▶ How to complete this task
Track down every line below that holds "append" and copy it.

▶ Source material
* * * *

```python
def check_no_scratch(remarks_path, symbol, obj_path=None):
    import re
    if not os.path.exists(remarks_path) or (obj_path and os.path.exists(obj_path)
                                            and os.path.getmtime(remarks_path) + 1.0 < os.path.getmtime(obj_path)):
        return []
    found, cur = [], None
    for ln in open(remarks_path, errors='replace'):
        m = re.search(r'Function Name: (\S+)', ln)
        if m:
            cur = m.group(1)
            continue
        m = re.search(r'ScratchSize \[bytes/lane\]: (\d+)', ln)
        if m and cur is not None and symbol in cur:
            found.append((cur, int(m.group(1))))
    strict = os.environ.get('ND_AMD_STRICT_SCRATCH', '') == '1'
    if not found:
        msg = ('%s: no resource report for %s (is -Rpass-analysis=kernel-resource-usage on?)'
               % (remarks_path, symbol))
        if strict:
            raise RuntimeError(msg)
        sys.stderr.write('nd_amd.build: warning: ' + msg + '\n')
        return found
    bad = []
    for f, n in found:
        key = _template_bools(f, symbol)
        budget = SCRATCH_BUDGET.get(key, 0) if key is not None else 0
        if n > budget:
            bad.append((f, n, budget))
    if bad:
        msg = 'scratch use (bytes per lane) over budget: %s' % bad
        if strict:
            raise RuntimeError(msg)
        sys.stderr.write('nd_amd.build: warning: ' + msg + ' (speed only; ND_AMD_STRICT_SCRATCH=1 makes this an error)\n')
    return found


def sources():
    return sorted(os.path.join(CSRC, f) for f in os.listdir(CSRC) if f.endswith('.hip'))
# ... 71 lines not shown
```

nd_amd/csrc/omnibus.hip:

```cpp
#include <type_traits>

#include "dispatch.hpp"
#include "omnibus_c2_device.hpp"

namespace nd_amd {

template <typename T, int PPT, bool STATS>
__global__ void __launch_bounds__(kGlobalThreads)
omnibus_c2_global_kernel(const OmniGlobalArgs<T> g, const OmniTab tab)
{
    const int tid = threadIdx.x;
    const int lane = tid & 63;
    const int64_t b = blockIdx.x;
    const int64_t row = b / g.blocks_per_row;
    const int64_t bx = b - row * g.blocks_per_row;
    const int64_t bpx0 = bx * (int64_t)(kGlobalThreads * PPT);
    const int64_t x0 = bpx0 + (int64_t)tid * PPT;
    const int k = g.k;

    if (g.write_tab && b == 0) {
        for (int j = tid; j <= k; j += kGlobalThreads) g.tab_dev[j] = tab.e[j];
    }

    {
// ... 129 lines not shown
    const int64_t bpx0 = bx * (int64_t)kRetainThreads;
    const int64_t x0 = bpx0 + tid;
    const int k = g.k;
    const bool in = x0 < g.nx;

    T v[KMAX][4];
    retain_load_series<T, KMAX, EXACT>(g, row, bpx0, tid, in, k, v);

    if (g.write_tab && b == 0) {
        for (int j = tid; j <= k; j += kRetainThreads) g.tab_dev[j] = tab.e[j];
    }

    Accum<T> A;
    A.reset();
#pragma unroll
    for (int t = 0; t < KMAX; ++t)
        if (EXACT || t < k) A.step(v[t][0], v[t][1], v[t][2], v[t][3]);

    bool flag;
    if (STATS) {
        flag = global_flag_stats<T>(z_stat<T>(A, k, g.nlooks, g.e), 4 * (k - 1), g.e, g.alpha, in, g.z_out, g.p_out,
                                    row * g.nx + x0);
    } else {
        flag = in && (z_approx<T>(A, k, g.nlooks, g.e) >= g.e.zlo_a);
    }

    const unsigned long long m = __ballot(flag);
    const bool dense_wave = __popcll(m) >= g.dense_min;
    if (m != 0ull) {
        const unsigned shard = (unsigned)(b % kShards);
        if (dense_wave) {
            if (lane == 0) {
                const unsigned slot = atomicAdd(g.flag_count + shard * kCounterStride + 1, 1u);
                g.dense_idx[(size_t)shard * g.segd + slot] = (uint32_t)(row * g.nx + bpx0 + (tid & ~63));
            }
        } else {
            const unsigned slot = wave_claim(flag, g.flag_count + shard * kCounterStride, lane);
            if (flag) {
                g.flag_idx[(size_t)shard * g.seg + slot] = (uint32_t)(row * g.nx + x0);
                if (slot < g.dump_cap)
                    dump_series<T, KMAX, EXACT>(g.dump + ((int64_t)shard * g.dump_cap + slot) * (int64_t)(4 * k), v, k);
            }
        }
    }

    {
        const int64_t left = g.nx - bpx0;
        const int npx = left > kRetainThreads ? kRetainThreads : (int)left;
        zero_fill_span<kRetainThreads>(g.change + (row * g.nx + bpx0) * (int64_t)k, npx * k, tid);
    }
}

template <typename T, int KMAX, bool EXACT>
__global__ void __launch_bounds__(kRetainThreads, 4)
omnibus_c2_retain_wsearch_kernel(const OmniGlobalArgs<T> g, const OmniTab tab, const DenseScreen fscr)
{
    static_assert(KMAX % 4 == 0 && KMAX <= 24, "rows of whole words; 4 KMAX series registers within four waves per SIMD");
    constexpr int kWaves = kRetainThreads / 64;
    __shared__ __align__(16) T series_img[kWaves][kWaveSearchMax * KMAX * 4];
    __shared__ __align__(4) uint8_t rows_img[kWaves][kWaveSearchMax * KMAX];
    static_assert(sizeof(series_img[0]) >= 16 * KMAX * sizeof(uint32_t), "store_change_rows_wave's image");
    const int tid = threadIdx.x;
    const int lane = tid & 63;
    const int64_t b = blockIdx.x;
    const int64_t row = b / g.blocks_per_row;
    const int64_t bx = b - row * g.blocks_per_row;
    const int64_t bpx0 = bx * (int64_t)kRetainThreads;
    const int64_t x0 = bpx0 + tid;
    const int k = EXACT ? KMAX : g.k;
    const bool in = x0 < g.nx;

    T v[KMAX][4];
    retain_load_series<T, KMAX, EXACT>(g, row, bpx0, tid, in, k, v);

    if (g.write_tab && b == 0) {
        for (int j = tid; j <= k; j += kRetainThreads) g.tab_dev[j] = tab.e[j];
    }

    Accum<T> A;
    A.reset();
#pragma unroll
    for (int t = 0; t < KMAX; ++t)
        if (EXACT || t < k) A.step(v[t][0], v[t][1], v[t][2], v[t][3]);
    const bool flag = in && (z_approx<T>(A, k, g.nlooks, g.e) >= g.e.zlo_a);

    const unsigned long long m = __ballot(flag);
    const int nc = __popcll(m);
    const int64_t wpx0 = bpx0 + (tid & ~63);
    const int64_t wleft = g.nx - wpx0;
    const int wnp = wleft > 64 ? 64 : (wleft > 0 ? (int)wleft : 0);
    uint8_t *wob = g.change + (row * g.nx + wpx0) * (int64_t)k;

    if (nc == 0 || nc > kWaveSearchMax) {
        if (nc != 0 && lane == 0) {
            const unsigned shard = (unsigned)(b % kShards);
            const unsigned slot = atomicAdd(g.flag_count + shard * kCounterStride + 1, 1u);
            g.dense_idx[(size_t)shard * g.segd + slot] = (uint32_t)(row * g.nx + wpx0);
        }
        if (wnp > 0) zero_fill_span(wob, wnp * k, lane);
        return;
    }

    T *img = series_img[tid >> 6];
    uint8_t *rows = rows_img[tid >> 6];
    uint32_t *rows_w = reinterpret_cast<uint32_t *>(rows);
    const int rank = __popcll(m & ((1ull << lane) - 1ull));
    if (flag) dump_series<T, KMAX, EXACT>(img + rank * (KMAX * 4), v, k);
    for (int w = lane; w < kWaveSearchMax * KMAX / 4; w += 64) rows_w[w] = 0u;
    asm volatile("s_waitcnt lgkmcnt(0)" ::: "memory");
    wave_search_starts<T, KMAX>(img, rows, nc, k, g.nlooks, g.alpha, fscr.e, tab.e, lane);
    asm volatile("s_waitcnt lgkmcnt(0)" ::: "memory");
    unsigned mask = 0u;
    if (flag) {
#pragma unroll
        for (int q = 0; q < KMAX / 4; ++q)
            mask |= (((rows_w[rank * (KMAX / 4) + q] * 0x01020408u) >> 24) & 0xFu) << (4 * q);
    }
    if (change_rows_wave_ok(wob, k, wnp)) {
        store_change_rows_wave(wob, reinterpret_cast<uint32_t *>(img), k, mask, lane);
    } else if (in) {
        store_change_row_lane<KMAX>(wob + (int64_t)lane * k, k, mask);
    }
}

template <typename T, int KQ, int NS, bool STATS = false>
__global__ void __launch_bounds__(64 * NS)
omnibus_c2_split_kernel(const OmniGlobalArgs<T> g, const OmniTab tab, const float retain_rel)
{
    __shared__ T part_s[NS][4][64];
    __shared__ T fwd_s[STATS ? 4 : 1][64];
    __shared__ double fwd_p[64];
    __shared__ double part_p[NS][64];
    __shared__ int part_e[NS][3][64];
    __shared__ unsigned long long flag_mask;
    __shared__ unsigned list_base;
    const int tid = threadIdx.x, lane = tid & 63;
    const int w = __builtin_amdgcn_readfirstlane(tid >> 6);
    const int64_t b = blockIdx.x;
    const int64_t row = b / g.blocks_per_row;
    const int64_t bx = b - row * g.blocks_per_row;
    const int64_t gpx0 = bx * 64;
    const int64_t x0 = gpx0 + lane;
    const int k = g.k;
    const bool in = x0 < g.nx;
    const int t_lo = w * KQ;

    if (g.write_tab && b == 0)
        for (int j = tid; j <= k; j += 64 * NS) g.tab_dev[j] = tab.e[j];

    T v[KQ][4];
    {
        const int64_t ub = row * g.sy + gpx0;
        const unsigned lx = in ? (unsigned)lane : (unsigned)(g.nx - 1 - gpx0);
        const unsigned voff = lx * (unsigned)sizeof(T);
#pragma unroll
        for (int tt = 0; tt < KQ; ++tt) {
            const int t = t_lo + tt < k ? t_lo + tt : k - 1;
// ... 577 lines not shown
    const PV *i12i = reinterpret_cast<const PV *>(img + pm.img_off[2] + own * k);
    Accum<T> A;
    A.reset();
    const int nv = k / VE;
    for (int u = 0; u < nv; ++u) {
        const PV a = i11[u], d = i22[u];
        PV br, bi;
        if (JOINT) {
            const PV q0 = i12[2 * u], q1 = i12[2 * u + 1];
#pragma unroll
            for (int j = 0; j < VE; ++j) {
                br.v[j] = (j < VE / 2 ? q0 : q1).v[2 * (j % (VE / 2))];
                bi.v[j] = (j < VE / 2 ? q0 : q1).v[2 * (j % (VE / 2)) + 1];
            }
        } else {
            br = i12[u];
            bi = i12i[u];
        }
#pragma unroll
        for (int j = 0; j < VE; ++j) A.step(a.v[j], br.v[j], bi.v[j], d.v[j]);
    }

    bool flag;
    if (STATS) {
        flag = global_flag_stats<T>(z_stat<T>(A, k, g.nlooks, g.e), 4 * (k - 1), g.e, g.alpha, in, g.z_out, g.p_out, x0);
    } else {
        flag = in && (z_approx<T>(A, k, g.nlooks, g.e) >= g.e.zlo_a);
    }

    const unsigned shard = (unsigned)(b % kShards);
    if (__any(flag)) {
        const unsigned slot = wave_claim(flag, g.flag_count + shard * kCounterStride, lane);
        if (flag) g.flag_idx[(size_t)shard * g.seg + slot] = (uint32_t)x0;
    }
    zero_fill_span(g.change + px0 * (int64_t)k, np * k, lane);
}

template <typename T>
struct OmniDenseArgs {
    const T *c11, *c12r, *c12i, *c22;
    int64_t nx, npix;
    int64_t sy, sx, st;
    int k, flat;
    double nlooks, alpha;
    uint8_t *change;
    uint32_t *flag_count;
    const uint32_t *dense_idx;
    uint32_t segd;
    const OmniTabEntry *tab;
    uint32_t *flag_idx;
    uint32_t seg;
    T *dump;
    uint32_t dump_cap;
};
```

* * * *

▶ Expected answer
            found.append((cur, int(m.group(1))))
            bad.append((f, n, budget))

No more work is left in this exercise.